Nous vous remercions d’avoir pris le temps de nous faire part des désagréments que vous avez rencontrés lors de vos passages sur nos autoroutes.

Nous nous permettons de préciser les différents critères déterminant la classification des véhicules :
- Classe 1 : véhicules ou ensembles roulants de hauteur totale inférieure ou égale à 2 mètres et dont le Poids Total Autorisé en Charge (PTAC) est inférieur ou égal à 3,5 tonnes.
- Classe 2 : véhicules ou ensembles roulants de hauteur totale comprise entre 2 et 3 mètres et dont le PTAC est inférieur ou égal à 3,5 tonnes.

Cependant, les véhicules de classe 2 aménagés pour le transport de personnes à mobilité réduite, bénéficient du tarif de la classe 1. C’est la mention « handicap » sur la carte grise qui permet l’attribution de la classe 1.

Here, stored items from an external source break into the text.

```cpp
static void joint_impl(const FrameDev& fd, Workspace& w, const RaySet& rs, int n, float* T, hipStream_t s) {
    int* cntB = w.counts + kNumCounts;
    const int gm = grid_for(n, kTile);
    hipLaunchKernelGGL(k_skin_jac, dim3(grid_for(n, 16)), dim3(kThreads), kLdsSkin, s, fd, (const float*)w.x0raw,
                       (const int*)w.listA, (const int*)&cntB[0], 0, w.jac_lbs, &w.ctr->n_skin_jac);
    LAUNCH_ENGINE(fd.split, (k_sdf_eval<true, true>), (k_sdf_eval<true, false>), dim3(gm), dim3(kThreads), kLdsSdfGrad, s,
                  fd, (const float*)w.xcur, (const int*)w.listA, (const int*)&cntB[0], 0, w.u_gx ,
                  (float*)nullptr, w.grad_sdf, w.spill, &w.ctr->n_sdf_fwd, &w.ctr->n_sdf_grad, 0);
    Broyden4State st{w.u_eval, w.u_step, w.u_gx, w.u_Jinv, w.err_best_ray, w.xbest_ray, w.zbest_ray, T};
    hipLaunchKernelGGL(k_joint_init, dim3(grid_for(n, 256)), dim3(256), 0, s, fd, st, rs, (const int*)w.listA,
                       (const int*)&cntB[0], (const float*)w.grad_sdf, (const float*)w.jac_lbs, (const float*)w.xcur,
                       (const float*)w.t, w.x0raw);
    const int bulk = knobs().joint_bulk;
    for (int it = 0; it < bulk; ++it) {
        int* lin = (it & 1) ? w.listB : w.listA;
        int* lout = (it & 1) ? w.listA : w.listB;
        if (it == 0)
            LAUNCH_ENGINE(fd.split, (k_joint_iter<true, true>), (k_joint_iter<true, false>), dim3(gm), dim3(kThreads),
                          kLdsJoint, s, fd, st, rs, (const int*)lin, (const int*)&cntB[it], lout, &cntB[it + 1],
                          &w.ctr->n_skin_fwd, &w.ctr->n_sdf_fwd);
        else
            LAUNCH_ENGINE(fd.split, (k_joint_iter<false, true>), (k_joint_iter<false, false>), dim3(gm), dim3(kThreads),
                          kLdsJoint, s, fd, st, rs, (const int*)lin, (const int*)&cntB[it], lout, &cntB[it + 1],
                          &w.ctr->n_skin_fwd, &w.ctr->n_sdf_fwd);
    }
    if (bulk <= kBroydenSteps) {
        const int* lin = (bulk & 1) ? w.listB : w.listA;
        const int gf = min(4 * num_cus(), max(1, (n + kFinTile - 1) / kFinTile));
        LAUNCH_ENGINE(fd.split, k_joint_finish<true>, k_joint_finish<false>, dim3(gf), dim3(kThreads), kLdsJointFinish, s, fd,
                      st, rs, lin, (const int*)&cntB[bulk], kBroydenSteps + 1 - bulk, &w.ctr->n_skin_fwd, &w.ctr->n_sdf_fwd);
    }
}

static int trace_impl(const ArahFrame* f, Workspace& w, const float* cam_loc, int32_t rays_per_cam,
                      const float* dirs, const float* near_far, int32_t n, int root_find_all, float* points_hat_norm,
                      float* T, uint8_t* conv, float* start, float* end, hipStream_t s, const uint8_t* skip = nullptr) {
    const FrameDev fd = to_dev(*f);
    const RaySet rs = make_rays(cam_loc, dirs, rays_per_cam);
    const int gb = (n + 255) / 256;
    int* cntA = w.counts;
    int* cntB = w.counts + kNumCounts;
    hipMemsetAsync(w.counts, 0, sizeof(int) * 3 * kNumCounts, s);
    hipMemsetAsync(w.nn_idx, 0xff, sizeof(int) * (size_t)n, s);
    hipLaunchKernelGGL(k_trace_begin, dim3(gb), dim3(256), 0, s, near_far, n, w.t, w.far, w.diverged, w.xcur, w.Tcur,
                       w.listA, &cntA[0], skip);
    TraceState ts{w.t, w.far, w.xcur, w.diverged};
    const int gm = grid_for(n, kTile);
    const int bulk = n <= knobs().trace_small ? 0 : knobs().trace_bulk;
    for (int it = 0; it < bulk; ++it) {
        int* lin = (it & 1) ? w.listB : w.listA;
        int* lout = (it & 1) ? w.listA : w.listB;
        launch_nearest<SRC_RAYS>(s, fd, n, (const float*)nullptr, rs, (const float*)w.t, 1, (const int*)lin,
                                 (const int*)&cntA[it], 0, w.nn_idx, w.xcur, w.Tcur, 0, &w.ctr->n_knn);
        LAUNCH_ENGINE(fd.split, k_sdf_march<true>, k_sdf_march<false>, dim3(gm), dim3(kThreads), kLdsSdfFwd, s, fd, ts,
                      (const int*)lin, (const int*)&cntA[it], lout, &cntA[it + 1], &w.ctr->n_sdf_fwd);
    }
    if (bulk < kSphereIters) {
        const int* lin = (bulk & 1) ? w.listB : w.listA;
        const int gf = min(4 * num_cus(), max(1, (n + kFinTile - 1) / kFinTile));
        LAUNCH_ENGINE(fd.split, k_trace_finish<true>, k_trace_finish<false>, dim3(gf), dim3(kThreads), kLdsTraceFinish, s, fd,
                      knn_of(fd), rs, ts, w.Tcur, w.nn_idx, lin, (const int*)&cntA[bulk], kSphereIters - bulk, &w.ctr->n_knn,
                      &w.ctr->n_sdf_fwd);
    }
    hipLaunchKernelGGL(k_joint_select, dim3(gb), dim3(256), 0, s, fd, n, (const float*)w.xcur, (const float*)w.Tcur,
                       (const float*)w.t, (const uint8_t*)w.diverged, root_find_all, w.x0raw, w.xbest_ray, w.zbest_ray, T,
                       w.err_best_ray, w.listA, &cntB[0]);
    joint_impl(fd, w, rs, n, T, s);
    hipLaunchKernelGGL(k_trace_finalize, dim3(gb), dim3(256), 0, s, fd, n, near_far, (const float*)w.xbest_ray,
                       (const float*)w.zbest_ray, (const float*)w.err_best_ray, points_hat_norm, conv, start, end);
    return check_launch();
}

int arah_trace(const ArahFrame* f, const float* cam_loc, int32_t rays_per_cam, const float* dirs,
               const float* near_far, int32_t n, int32_t root_find_all, float* points_hat_norm, float* T,
               uint8_t* conv, float* start, float* end, void* workspace, size_t wbytes, void* stream) {
    if (!f || n < 0 || !workspace) return ARAH_E_BADARG;
    if (n == 0) return ARAH_OK;
    if (!cam_loc || !dirs || !near_far || !points_hat_norm || !T || !conv || !start || !end) return ARAH_E_BADARG;
    Workspace w = carve(workspace, n, 1);
    if (wbytes < w.bytes) return ARAH_E_WORKSPACE;
    if (int arc = setup_attributes()) return arc;
    return trace_impl(f, w, cam_loc, rays_per_cam, dirs, near_far, n, root_find_all, points_hat_norm, T, conv, start,
                      end, reinterpret_cast<hipStream_t>(stream));
}

int arah_joint_root_find(const ArahFrame* f, const float* cam_loc, int32_t rays_per_cam, const float* dirs,
                         const uint8_t* valid, const float* x0, const float* z0, const float* T0, int32_t n, float* x,
                         float* z, float* T, uint8_t* conv, void* workspace, size_t wbytes, void* stream) {
    if (!f || n < 0 || !workspace) return ARAH_E_BADARG;
    if (n == 0) return ARAH_OK;
    if (!cam_loc || !dirs || !valid || !x0 || !z0 || !T0 || !x || !z || !T || !conv) return ARAH_E_BADARG;
    Workspace w = carve(workspace, n, 1);
    if (wbytes < w.bytes) return ARAH_E_WORKSPACE;
    if (int arc = setup_attributes()) return arc;
    hipStream_t s = reinterpret_cast<hipStream_t>(stream);
// ... 1334 lines not shown
```

arah_release_amd/csrc/finish.hpp:

```cpp
#pragma once

constexpr int kFinTile = 16;
constexpr size_t kLdsTraceFinish = (kFinTile * 4 * 2 + kFinTile * 16 + kFinTile * 8) * 4 + (size_t)kFinTile * kSdfLd * 4;
constexpr size_t kLdsJointFinish = (kFinTile * 4 * 3 + 24 * 16 + kFinTile * 2 + kFinTile * kLogitLd + 32) * 4 + (size_t)kFinTile * kSdfLd * 4;
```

Compte tenu des éléments fournis, nous vous confirmons que cette réduction aurait dû vous être appliquée, lors de votre passage au péage.

Aussi, votre prochain extrait bancaire (ou relevé) devrait faire apparaître le remboursement de la différence entre les tarifs acquittés et les tarifs qui auraient dû vous être appliqués.

D'autre part, un rappel a été fait auprès des péages afin que la mention "handicap" en anglais "disabled" soit connue de tous.

Si toutefois vous rencontriez encore des difficultés au péage, n'hésitez pas à présenter ce message en plus de la carte grise de votre véhicule portant la mention "disabled".

Nous vous présentons nos excuses pour cet incident, et espérons que vos futurs voyages se dérouleront dans les meilleures conditions de sécurité et de confort.

Nous vous prions d'agréer, Monsieur, l'_expression de nos salutations distinguées.


Madame Aurore Pylat
Conseillère Clientèle


----------



## 102790

*TOLL CHARGES FRANCE*

Thanks everyone for your input, especially Bandaid. I had found the "autoroutes.fr" website which gives deatils of the classifications for charges but could not find details of the actual charges on it.

I think being a tag axle is going to be the nail in the coffin, pushing us into Class '4'. I think we will try the tolls and see how it goes.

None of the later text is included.